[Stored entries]

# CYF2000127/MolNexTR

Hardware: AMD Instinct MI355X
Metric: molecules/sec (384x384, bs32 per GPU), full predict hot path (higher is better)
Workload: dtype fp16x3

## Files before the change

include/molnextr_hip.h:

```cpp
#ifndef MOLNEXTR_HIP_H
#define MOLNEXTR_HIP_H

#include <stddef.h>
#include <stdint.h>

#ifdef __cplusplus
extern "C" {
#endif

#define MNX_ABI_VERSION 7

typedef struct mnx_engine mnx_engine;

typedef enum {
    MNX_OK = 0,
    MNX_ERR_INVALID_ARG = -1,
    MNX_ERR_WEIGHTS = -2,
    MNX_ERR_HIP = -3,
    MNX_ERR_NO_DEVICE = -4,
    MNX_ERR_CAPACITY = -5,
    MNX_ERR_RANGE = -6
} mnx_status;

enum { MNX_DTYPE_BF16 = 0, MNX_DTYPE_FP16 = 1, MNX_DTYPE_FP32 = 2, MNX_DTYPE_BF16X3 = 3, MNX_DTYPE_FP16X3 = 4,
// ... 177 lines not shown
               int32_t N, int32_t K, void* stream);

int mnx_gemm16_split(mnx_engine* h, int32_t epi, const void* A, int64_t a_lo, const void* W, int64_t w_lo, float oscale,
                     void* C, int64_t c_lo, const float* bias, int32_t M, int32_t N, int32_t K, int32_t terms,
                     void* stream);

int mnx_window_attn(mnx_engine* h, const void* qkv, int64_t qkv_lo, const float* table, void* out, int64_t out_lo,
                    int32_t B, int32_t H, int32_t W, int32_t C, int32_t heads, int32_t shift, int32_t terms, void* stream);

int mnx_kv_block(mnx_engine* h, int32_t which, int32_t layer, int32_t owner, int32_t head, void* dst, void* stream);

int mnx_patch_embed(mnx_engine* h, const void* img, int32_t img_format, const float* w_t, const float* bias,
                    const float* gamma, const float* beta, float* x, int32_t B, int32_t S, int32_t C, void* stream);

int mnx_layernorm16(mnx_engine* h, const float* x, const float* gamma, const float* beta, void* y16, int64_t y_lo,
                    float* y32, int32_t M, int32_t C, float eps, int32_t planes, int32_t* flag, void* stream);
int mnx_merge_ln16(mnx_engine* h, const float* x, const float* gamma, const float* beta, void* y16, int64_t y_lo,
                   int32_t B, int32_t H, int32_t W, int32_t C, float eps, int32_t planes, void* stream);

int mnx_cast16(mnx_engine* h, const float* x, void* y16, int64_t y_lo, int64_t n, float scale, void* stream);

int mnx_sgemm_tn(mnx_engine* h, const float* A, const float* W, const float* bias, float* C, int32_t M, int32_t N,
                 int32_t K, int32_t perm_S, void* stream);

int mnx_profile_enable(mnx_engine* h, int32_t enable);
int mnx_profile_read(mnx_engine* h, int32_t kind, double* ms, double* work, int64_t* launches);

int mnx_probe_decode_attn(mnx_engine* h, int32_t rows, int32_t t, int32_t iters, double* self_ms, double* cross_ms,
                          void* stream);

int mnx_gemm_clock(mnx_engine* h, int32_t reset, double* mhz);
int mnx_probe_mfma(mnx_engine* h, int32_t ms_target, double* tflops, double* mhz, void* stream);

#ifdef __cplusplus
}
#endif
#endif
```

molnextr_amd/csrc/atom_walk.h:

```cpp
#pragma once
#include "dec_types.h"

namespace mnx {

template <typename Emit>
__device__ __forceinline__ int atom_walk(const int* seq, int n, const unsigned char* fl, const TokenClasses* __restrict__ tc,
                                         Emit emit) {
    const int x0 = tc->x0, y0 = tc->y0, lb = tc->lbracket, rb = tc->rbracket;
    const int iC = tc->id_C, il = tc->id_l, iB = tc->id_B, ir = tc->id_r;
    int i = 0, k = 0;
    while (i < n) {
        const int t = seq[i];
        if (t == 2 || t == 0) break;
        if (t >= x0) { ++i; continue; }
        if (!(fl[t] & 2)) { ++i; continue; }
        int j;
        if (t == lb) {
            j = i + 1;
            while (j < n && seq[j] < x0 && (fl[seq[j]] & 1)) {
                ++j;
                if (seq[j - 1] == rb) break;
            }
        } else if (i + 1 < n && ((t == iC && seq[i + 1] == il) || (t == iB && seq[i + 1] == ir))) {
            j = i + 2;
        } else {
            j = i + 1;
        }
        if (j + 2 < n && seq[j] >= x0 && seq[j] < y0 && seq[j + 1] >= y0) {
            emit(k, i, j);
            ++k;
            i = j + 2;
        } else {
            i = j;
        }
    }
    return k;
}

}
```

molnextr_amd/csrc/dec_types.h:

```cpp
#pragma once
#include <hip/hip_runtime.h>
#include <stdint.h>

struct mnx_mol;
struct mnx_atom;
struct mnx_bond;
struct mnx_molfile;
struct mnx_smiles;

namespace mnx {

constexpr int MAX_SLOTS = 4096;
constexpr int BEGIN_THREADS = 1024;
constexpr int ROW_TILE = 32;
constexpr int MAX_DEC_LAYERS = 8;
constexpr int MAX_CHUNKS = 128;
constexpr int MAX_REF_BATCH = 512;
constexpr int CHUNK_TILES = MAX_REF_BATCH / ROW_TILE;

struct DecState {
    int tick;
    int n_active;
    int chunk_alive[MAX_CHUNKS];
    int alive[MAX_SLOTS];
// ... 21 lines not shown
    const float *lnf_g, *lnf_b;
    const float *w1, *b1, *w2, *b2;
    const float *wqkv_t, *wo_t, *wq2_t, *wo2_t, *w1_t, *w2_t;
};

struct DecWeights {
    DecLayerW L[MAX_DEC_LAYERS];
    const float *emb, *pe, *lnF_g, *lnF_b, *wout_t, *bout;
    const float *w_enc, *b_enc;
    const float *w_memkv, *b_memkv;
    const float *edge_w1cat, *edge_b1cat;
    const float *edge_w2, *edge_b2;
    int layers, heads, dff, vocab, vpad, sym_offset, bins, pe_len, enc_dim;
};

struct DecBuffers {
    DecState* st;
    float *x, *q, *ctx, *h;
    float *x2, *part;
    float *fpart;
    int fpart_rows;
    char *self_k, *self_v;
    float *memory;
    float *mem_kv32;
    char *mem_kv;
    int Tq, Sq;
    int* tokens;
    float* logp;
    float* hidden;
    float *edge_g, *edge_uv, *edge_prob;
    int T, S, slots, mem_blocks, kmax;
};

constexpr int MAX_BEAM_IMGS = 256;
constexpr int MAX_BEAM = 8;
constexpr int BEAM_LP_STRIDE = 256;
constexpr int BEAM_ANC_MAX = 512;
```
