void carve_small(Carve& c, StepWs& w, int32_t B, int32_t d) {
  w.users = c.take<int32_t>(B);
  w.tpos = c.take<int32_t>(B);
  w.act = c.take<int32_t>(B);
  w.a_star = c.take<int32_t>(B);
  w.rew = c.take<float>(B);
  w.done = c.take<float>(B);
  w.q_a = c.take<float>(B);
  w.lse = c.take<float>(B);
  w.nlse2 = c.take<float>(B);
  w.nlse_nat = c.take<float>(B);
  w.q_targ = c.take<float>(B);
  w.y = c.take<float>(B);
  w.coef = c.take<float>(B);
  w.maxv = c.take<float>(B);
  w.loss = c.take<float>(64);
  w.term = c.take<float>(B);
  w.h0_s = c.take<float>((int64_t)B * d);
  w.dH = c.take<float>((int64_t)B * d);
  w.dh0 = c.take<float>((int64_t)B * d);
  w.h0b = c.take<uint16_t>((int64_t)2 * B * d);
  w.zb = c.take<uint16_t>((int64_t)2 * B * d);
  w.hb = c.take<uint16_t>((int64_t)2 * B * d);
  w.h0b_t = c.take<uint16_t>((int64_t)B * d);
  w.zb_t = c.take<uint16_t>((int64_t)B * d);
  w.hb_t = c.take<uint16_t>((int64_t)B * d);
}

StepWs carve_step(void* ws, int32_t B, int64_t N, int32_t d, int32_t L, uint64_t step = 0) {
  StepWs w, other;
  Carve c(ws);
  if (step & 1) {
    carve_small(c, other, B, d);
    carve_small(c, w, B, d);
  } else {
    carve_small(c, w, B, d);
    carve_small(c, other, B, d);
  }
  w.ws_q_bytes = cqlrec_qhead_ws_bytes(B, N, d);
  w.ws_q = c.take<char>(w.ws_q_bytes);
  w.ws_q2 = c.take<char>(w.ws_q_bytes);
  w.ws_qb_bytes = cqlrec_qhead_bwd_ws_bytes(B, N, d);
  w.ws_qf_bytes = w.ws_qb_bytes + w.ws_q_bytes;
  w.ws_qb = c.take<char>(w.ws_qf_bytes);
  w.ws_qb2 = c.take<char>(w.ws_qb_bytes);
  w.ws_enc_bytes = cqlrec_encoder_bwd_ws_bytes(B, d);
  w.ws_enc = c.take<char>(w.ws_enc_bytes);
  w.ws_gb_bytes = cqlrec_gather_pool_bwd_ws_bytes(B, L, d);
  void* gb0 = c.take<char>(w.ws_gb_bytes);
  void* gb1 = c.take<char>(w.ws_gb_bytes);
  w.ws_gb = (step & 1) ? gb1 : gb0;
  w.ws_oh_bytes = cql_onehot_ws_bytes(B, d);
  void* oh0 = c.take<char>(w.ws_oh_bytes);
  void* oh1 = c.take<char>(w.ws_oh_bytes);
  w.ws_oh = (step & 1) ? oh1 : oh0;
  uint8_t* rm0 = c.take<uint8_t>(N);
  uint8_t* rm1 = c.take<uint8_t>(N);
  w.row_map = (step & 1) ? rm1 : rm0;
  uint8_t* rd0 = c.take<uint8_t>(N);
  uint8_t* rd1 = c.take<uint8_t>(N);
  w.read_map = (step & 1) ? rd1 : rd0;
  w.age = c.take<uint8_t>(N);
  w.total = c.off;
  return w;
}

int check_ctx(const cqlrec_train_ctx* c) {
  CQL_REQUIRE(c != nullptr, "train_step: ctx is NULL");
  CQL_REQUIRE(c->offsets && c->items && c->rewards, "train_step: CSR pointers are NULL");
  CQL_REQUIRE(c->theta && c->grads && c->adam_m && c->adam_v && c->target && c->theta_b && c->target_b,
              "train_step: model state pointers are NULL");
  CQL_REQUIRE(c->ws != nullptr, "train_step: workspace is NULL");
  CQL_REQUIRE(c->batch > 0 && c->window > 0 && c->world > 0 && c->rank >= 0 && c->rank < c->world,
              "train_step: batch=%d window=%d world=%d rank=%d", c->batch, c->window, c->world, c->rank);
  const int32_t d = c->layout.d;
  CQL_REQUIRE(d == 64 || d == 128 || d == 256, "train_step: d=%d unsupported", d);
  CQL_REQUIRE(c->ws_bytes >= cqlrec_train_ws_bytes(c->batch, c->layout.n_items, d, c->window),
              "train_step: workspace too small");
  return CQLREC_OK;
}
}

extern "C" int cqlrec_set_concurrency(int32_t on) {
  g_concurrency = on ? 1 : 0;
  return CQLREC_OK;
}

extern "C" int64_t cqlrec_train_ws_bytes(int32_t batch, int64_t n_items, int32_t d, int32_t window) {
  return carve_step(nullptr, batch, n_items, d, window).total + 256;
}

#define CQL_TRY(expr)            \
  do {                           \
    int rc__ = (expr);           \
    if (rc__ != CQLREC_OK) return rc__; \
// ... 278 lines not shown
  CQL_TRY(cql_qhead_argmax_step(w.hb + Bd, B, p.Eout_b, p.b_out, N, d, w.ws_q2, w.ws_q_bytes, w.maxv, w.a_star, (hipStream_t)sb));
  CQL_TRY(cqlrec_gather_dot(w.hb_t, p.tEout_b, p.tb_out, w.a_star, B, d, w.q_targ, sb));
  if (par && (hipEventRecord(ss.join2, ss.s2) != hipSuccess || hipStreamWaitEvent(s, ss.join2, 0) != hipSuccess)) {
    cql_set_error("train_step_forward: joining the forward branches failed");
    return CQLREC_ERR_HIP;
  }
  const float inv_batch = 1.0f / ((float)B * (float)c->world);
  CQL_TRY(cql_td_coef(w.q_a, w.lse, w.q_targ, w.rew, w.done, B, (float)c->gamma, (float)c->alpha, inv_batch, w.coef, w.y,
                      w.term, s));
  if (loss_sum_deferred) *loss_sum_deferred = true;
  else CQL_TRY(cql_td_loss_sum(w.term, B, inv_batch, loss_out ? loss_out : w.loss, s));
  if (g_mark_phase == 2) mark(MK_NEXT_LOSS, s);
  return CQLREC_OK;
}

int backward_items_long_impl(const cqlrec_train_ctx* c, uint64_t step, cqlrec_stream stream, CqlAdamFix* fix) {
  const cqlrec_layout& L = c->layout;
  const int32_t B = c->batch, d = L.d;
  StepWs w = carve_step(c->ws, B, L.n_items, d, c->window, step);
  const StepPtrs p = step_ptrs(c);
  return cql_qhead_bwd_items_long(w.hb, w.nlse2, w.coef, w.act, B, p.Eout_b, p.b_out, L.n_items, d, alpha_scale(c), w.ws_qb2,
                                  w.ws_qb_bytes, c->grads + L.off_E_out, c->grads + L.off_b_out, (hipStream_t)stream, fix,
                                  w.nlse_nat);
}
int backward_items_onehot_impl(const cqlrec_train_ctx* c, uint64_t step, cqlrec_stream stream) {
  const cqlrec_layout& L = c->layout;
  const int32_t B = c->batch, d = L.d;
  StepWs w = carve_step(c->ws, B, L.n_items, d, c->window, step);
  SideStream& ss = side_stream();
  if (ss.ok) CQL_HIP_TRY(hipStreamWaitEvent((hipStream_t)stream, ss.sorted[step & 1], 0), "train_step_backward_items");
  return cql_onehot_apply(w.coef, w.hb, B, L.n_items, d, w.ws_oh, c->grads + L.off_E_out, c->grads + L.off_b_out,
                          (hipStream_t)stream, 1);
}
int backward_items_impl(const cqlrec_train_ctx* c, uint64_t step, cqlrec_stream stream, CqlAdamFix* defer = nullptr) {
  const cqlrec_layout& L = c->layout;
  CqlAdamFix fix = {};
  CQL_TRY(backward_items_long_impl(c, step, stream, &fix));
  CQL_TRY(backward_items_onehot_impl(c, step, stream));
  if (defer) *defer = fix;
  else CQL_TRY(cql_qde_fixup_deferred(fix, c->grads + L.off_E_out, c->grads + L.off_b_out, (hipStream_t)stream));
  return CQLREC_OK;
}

◆ Directions for this task:
Reproduce, character for character, only the lines of the preceding data that start at the line with "w.users = c.take<int32_t>(B);" and end at the line with "w.ws_q = c.take<char>(w.ws_q_bytes);", both included.

◆ Answer space:
  w.users = c.take<int32_t>(B);
  w.tpos = c.take<int32_t>(B);
  w.act = c.take<int32_t>(B);
  w.a_star = c.take<int32_t>(B);
  w.rew = c.take<float>(B);
  w.done = c.take<float>(B);
  w.q_a = c.take<float>(B);
  w.lse = c.take<float>(B);
  w.nlse2 = c.take<float>(B);
  w.nlse_nat = c.take<float>(B);
  w.q_targ = c.take<float>(B);
  w.y = c.take<float>(B);
  w.coef = c.take<float>(B);
  w.maxv = c.take<float>(B);
  w.loss = c.take<float>(64);
  w.term = c.take<float>(B);
  w.h0_s = c.take<float>((int64_t)B * d);
  w.dH = c.take<float>((int64_t)B * d);
  w.dh0 = c.take<float>((int64_t)B * d);
  w.h0b = c.take<uint16_t>((int64_t)2 * B * d);
  w.zb = c.take<uint16_t>((int64_t)2 * B * d);
  w.hb = c.take<uint16_t>((int64_t)2 * B * d);
  w.h0b_t = c.take<uint16_t>((int64_t)B * d);
  w.zb_t = c.take<uint16_t>((int64_t)B * d);
  w.hb_t = c.take<uint16_t>((int64_t)B * d);
}

StepWs carve_step(void* ws, int32_t B, int64_t N, int32_t d, int32_t L, uint64_t step = 0) {
  StepWs w, other;
  Carve c(ws);
  if (step & 1) {
    carve_small(c, other, B, d);
    carve_small(c, w, B, d);
  } else {
    carve_small(c, w, B, d);
    carve_small(c, other, B, d);
  }
  w.ws_q_bytes = cqlrec_qhead_ws_bytes(B, N, d);
  w.ws_q = c.take<char>(w.ws_q_bytes);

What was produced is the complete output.